As with all VMware environments with various solutions layered on top of the core vSphere infrastructure, there is an order of operations. This order of operations also applies to shutdown procedure for the SDDC when you are using vSphere with Tanzu. What is that order of operations? Let’s look at how to shut down vSphere with Tanzu and see how this is accomplished.
Shut down vSphere with Tanzu
In an SDDC deployed according to VMware Validated Design, in addition to the management domain you deploy a single workload domain. If you deployed a vSphere with Tanzu workload domain, you start shutting down the SDDC management components in the vSphere with Tanzu workload domain before shutting down the SDDC components in the management domain.
When shutdown in the proper order, you keep the components operational by maintaining the necessary infrastructure, networking, and management services before shutdown. Note the following table below, taken from the official KB from VMware on the Shutdown order for a vSphere with Tanzu cluster.
|Shutdown Order||SDDC Component|
|2||Supervisor Control Plane virtual machines|
|3||Tanzu Kubernetes Cluster control plane virtual machines|
|4||Tanzu Kubernetes Cluster worker virtual machines|
|5||Harbor virtual machines|
|6||vSphere Cluster Services virtual machines|
|7||NSX-T Edge nodes|
|9||vSAN and ESXi hosts|
As a disclaimer, the following was tested in my home lab environment and not a production environment.
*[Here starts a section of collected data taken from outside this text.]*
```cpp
hipError_t launch_stem(const StemParams &p0, int batch, hipStream_t s, int max_grid, bool in_u8) {
    StemParams p = p0;
    if ((p.H & 1) || (p.W & 1) || p.Ho != p.H / 2 || p.Wo != p.W / 2) return hipErrorInvalidValue;
    p.tiles_x = (p.Wo + TX - 1) / TX;
    p.tiles_y = (p.Ho + TY - 1) / TY;
    p.dtx = make_fastdiv((uint32_t)p.tiles_x);
    p.dty = make_fastdiv((uint32_t)p.tiles_y);
    const long long tiles = (long long)batch * p.tiles_x * p.tiles_y;
    if (tiles <= 0 || tiles > 0x7fffffffLL) return hipErrorInvalidValue;
    p.n_tiles = (int)tiles;
    const unsigned grid = (unsigned)(tiles < max_grid ? tiles : max_grid);
    if (in_u8) hipLaunchKernelGGL(stem_v3_u8_kernel, dim3(grid), dim3(512), 0, s, p);
    else hipLaunchKernelGGL(stem_v3_kernel, dim3(grid), dim3(512), 0, s, p);
    return hipGetLastError();
}

}
```

Measured before the change: 6374 images/sec.

## Overlap stem input staging with layer-2 compute and specialize interior tiles

Restructures the persistent stem loop so the next tile's input is written to LDS right after layer 1 finishes, letting staging overlap the 3x3 conv phase instead of preceding layer 1. Interior tiles take a layer-1 path without per-pixel bounds checks, and edge masking of the input moves into staging. LDS read/write offsets for both layers and the output lane offsets are precomputed once per thread outside the tile loop. This trades extra registers (per-slot offsets, prefetch state) for less integer work and fewer serialized phases per tile, with some risk to occupancy under the 512x4 launch bound.

```diff
diff --git a/tensorflow-yolo_amd/csrc/stem.hip b/tensorflow-yolo_amd/csrc/stem.hip
--- a/tensorflow-yolo_amd/csrc/stem.hip
+++ b/tensorflow-yolo_amd/csrc/stem.hip
@@ -120,78 +120,137 @@
         const int ty = (int)(tyx - (uint32_t)n * (uint32_t)p.tiles_y);
         oy0 = ty * TY; ox0 = tx * TX;
     };
-    auto fetch_input = [&](int tile) {
-        int n, oy0, ox0;
-        tile_origin(tile, n, oy0, ox0);
+    const int w3 = 3 * p.W;
+    auto in_image = [&](int oy0, int ox0, bool (&ok)[NIN], int &idx0) {
+        const int gy0 = 2 * oy0 - 2 + in_row0, gx3 = (2 * ox0 - 2) * 3 + in_col;
+        const bool xok = in_col_ok && (unsigned)gx3 < (unsigned)w3;
+#pragma unroll
+        for (int it = 0; it < NIN; ++it) ok[it] = xok && (unsigned)(gy0 + 4 * it) < (unsigned)p.H && (4 * it + in_row0 < INY);
+        idx0 = gy0 * w3 + gx3;
+    };
+    auto fetch_input = [&](int n, int oy0, int ox0) {
         const TIn *img = reinterpret_cast<const TIn *>(p.in) + (long long)n * p.in_img_stride;
-        const int gy0 = 2 * oy0 - 2 + in_row0, gx3 = (2 * ox0 - 2) * 3 + in_col;
-        const bool xok = in_col_ok && (unsigned)gx3 < (unsigned)(3 * p.W);
-        const int w3 = 3 * p.W;
-#pragma unroll
-        for (int it = 0; it < NIN; ++it) {
-            const int gy = gy0 + 4 * it;
-            const bool ok = xok && (unsigned)gy < (unsigned)p.H && (4 * it + in_row0 < INY);
-            const TIn v = img[ok ? gy * w3 + gx3 : 0];
-            in_r[it] = ok ? v : (TIn)0;
-        }
-    };
-
-    int tile = blockIdx.x;
-    fetch_input(tile);
+        bool ok[NIN];
+        int idx0;
+        in_image(oy0, ox0, ok, idx0);
+#pragma unroll
+        for (int it = 0; it < NIN; ++it)
+            in_r[it] = img[ok[it] ? idx0 + 4 * it * w3 : 0];
+    };
+    auto stage_input = [&](int oy0, int ox0) {
+        const bool edge = oy0 == 0 || ox0 == 0 || 2 * oy0 + INY - 2 > p.H || 2 * ox0 + INX - 2 > p.W;
+        bool ok[NIN];
+        int idx0;
+        if (edge) in_image(oy0, ox0, ok, idx0);
+#pragma unroll
+        for (int it = 0; it < NIN; ++it)
+            if (in_col_ok && 4 * it + in_row0 < INY) {
+                T v;
+                if constexpr (U8) v = (T)u8_unit(in_r[it]);
+                else v = (T)in_r[it];
+                if (edge && !ok[it]) v = (T)0.f;
+                in_dst[4 * it * IN_LD] = v;
+            }
+    };
+
+    constexpr int NSLOT = (NGRP + 7) / 8;
+    static_assert(NEVEN > (GEVEN - 1) * 16 && ODD0 % 8 == 0 && ODD_COLS % 8 == 0, "only group GEVEN - 1 is partial; odd-column rows start at multiples of 8");
+    static_assert(8 * (NSLOT - 2) + 7 < NGRP, "every slot but the last holds a group for all 8 waves");
+    auto group_pos = [&](int g, int &py, int &px) {
+        if (g < GEVEN) {
+            const int e = g * 16 + fr < NEVEN ? g * 16 + fr : NEVEN - 1;
+            py = e / EVEN_COLS;
+            px = 2 * (e - py * EVEN_COLS);
+        } else {
+            py = g - GEVEN;
+            px = 2 * fr + 1;
+        }
+    };
+    int rd0[NSLOT], rd1[NSLOT];
+#pragma unroll
+    for (int k = 0; k < NSLOT; ++k) {
+        int py, px;
+        group_pos(wave + 8 * k < NGRP ? wave + 8 * k : NGRP - 1, py, px);
+        rd0[k] = (py * IN_LD + brow0 + in_pix(px + 2 * (fq & 1))) * 2;
+        rd1[k] = (py * IN_LD + brow0 + in_pix(px + 2 * (fq & 1) + 1)) * 2;
+    }
+    const int rd_row1 = (brow1 - brow0) * 2;
+    const int st_lane = fr * 64 + ((fq ^ stem_swz_p(fr)) << 4);
+    const bool live_last = fr < NEVEN - (GEVEN - 1) * 16;
+    int pf_even[3][2];
+#pragma unroll
+    for (int kh = 0; kh < 3; ++kh)
+#pragma unroll
+        for (int c = 0; c < 2; ++c) {
+            const int rowP = (2 * wave + kh) * EVEN_COLS + fr + c;
+            pf_even[kh][c] = rowP * 64 + ((fq ^ stem_swz_p(rowP)) << 4);
+        }
+    const int pf_odd = (ODD0 + 2 * wave * ODD_COLS) * 64 + st_lane;
+    const int out_lane = fr * p.out_ld + fq * 16, out3_lane = fr * p.out3_ld + fq * 8;
+    const unsigned char *const sInB = reinterpret_cast<const unsigned char *>(sIn);
+
+    auto layer1 = [&](auto edge_tag, int oy0, int ox0) {
+        constexpr bool EDGE = decltype(edge_tag)::value;
+#pragma unroll
+        for (int k = 0; k < NSLOT; ++k) {
+            const int g = wave + 8 * k;
+            if (k < NSLOT - 1 || g < NGRP) {
+                typedef unsigned long long u64;
+                const u64 b00 = *reinterpret_cast<const u64 *>(sInB + rd0[k]), b01 = *reinterpret_cast<const u64 *>(sInB + rd1[k]);
+                const u64 b10 = *reinterpret_cast<const u64 *>(sInB + rd0[k] + rd_row1), b11 = *reinterpret_cast<const u64 *>(sInB + rd1[k] + rd_row1);
+                uint4v b0, b1;
+                b0.x = (unsigned)b00; b0.y = (unsigned)(b00 >> 32); b0.z = (unsigned)b01; b0.w = (unsigned)(b01 >> 32);
+                b1.x = (unsigned)b10; b1.y = (unsigned)(b10 >> 32); b1.z = (unsigned)b11; b1.w = (unsigned)(b11 >> 32);
+                float4v d0 = mma_chunk<T>(a1[0][0], b0, bias1[0]);
+                float4v d1 = mma_chunk<T>(a1[1][0], b0, bias1[1]);
+                d0 = mma_chunk<T>(a1[0][1], b1, d0);
+                d1 = mma_chunk<T>(a1[1][1], b1, d1);
+                T o[8];
+#pragma unroll
+                for (int j = 0; j < 4; ++j) {
+                    const float v0 = leaky01(d0[j]), v1 = leaky01(d1[j]);
+                    o[j] = (T)v0;
+                    o[4 + j] = (T)v1;
+                }
+                uint4v u;
+                __builtin_memcpy(&u, o, 16);
+                if constexpr (EDGE) {
+                    int py, px;
+                    group_pos(g, py, px);
+                    const int gy = 2 * oy0 - 1 + py, gx = 2 * ox0 - 1 + px;
+                    const bool inside = (unsigned)gy < (unsigned)p.H && (unsigned)gx < (unsigned)p.W;
+                    if (!inside) u = uint4v{0u, 0u, 0u, 0u};
+                }
+                if ((g != GEVEN - 1) | live_last) *reinterpret_cast<uint4v *>(sP + st_lane + g * 1024) = u;
+            }
+        }
+    };
+
+    int tile = blockIdx.x, n, oy0, ox0, n1 = 0, oy1 = 0, ox1 = 0;
+    tile_origin(tile, n, oy0, ox0);
+    fetch_input(n, oy0, ox0);
     asm volatile("s_waitcnt vmcnt(0)" ::: "memory");
     __syncthreads();
-    for (; tile < p.n_tiles; tile += gridDim.x) {
-        int n, oy0, ox0;
-        tile_origin(tile, n, oy0, ox0);
-        const int y1_0 = 2 * oy0 - 1, x1_0 = 2 * ox0 - 1;
-#pragma unroll
-        for (int it = 0; it < NIN; ++it)
-            if (in_col_ok && 4 * it + in_row0 < INY) {
-                if constexpr (U8) in_dst[4 * it * IN_LD] = (T)u8_unit(in_r[it]);
-                else in_dst[4 * it * IN_LD] = (T)in_r[it];
-            }
+    stage_input(oy0, ox0);
+    if (tile + (int)gridDim.x < p.n_tiles) {
+        tile_origin(tile + gridDim.x, n1, oy1, ox1);
+        fetch_input(n1, oy1, ox1);
+    }
+    for (;;) {
         __syncthreads();
-        if (tile + (int)gridDim.x < p.n_tiles) fetch_input(tile + gridDim.x);
-
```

If you have any questions regarding specific guidance as recommended by VMware, be sure to place a support request for official guidance and support.
Shutdown the Kubernetes services on the vCenter Server
To begin with, you shutdown the vSphere with Tanzu workload domain components. To do this, you stop the Kubernetes services on the vCenter Server. Login into your vCenter Server and stop the Kubernetes services by running the command:
vmon-cli -k wcp
After the services stop, you can check the services.
vmon-cli -s wcp
Once you stop the Kubernetes services, your visibility in the vSphere Client to the TKC namespaces goes away:
Also, if you navigate to the Workload Management section in your vSphere Client, you will see this error. This just means the Kubernetes services are stopped on the vCenter Server.
If you notice, you don’t have a shutdown option for the SupervisorControlPlane VMs that are running in inventory. For the Supervisor VMs and the workload VMs, we have to shut those down from the ESXi host directly.
First, I am shutting down the tkc cluster control plane VMs.
Next, I shutdown the Supervisor control plane VM.
Next, shutdown or reboot your hosts for maintenance or other tasks. After bringing these back online, you should see your TKC services come back online without issue. Note below, everything is running once again.
Hopefully this walkthrough shows some of the steps needed to shutdown your TKC cluster you have running in the proper order. Note, there may be extra steps needed than what I have shown in the post. I am still playing around with TKC operations in the nested lab and will report any changes back to the post. Also, please comment if you have seen additional requirements or issues.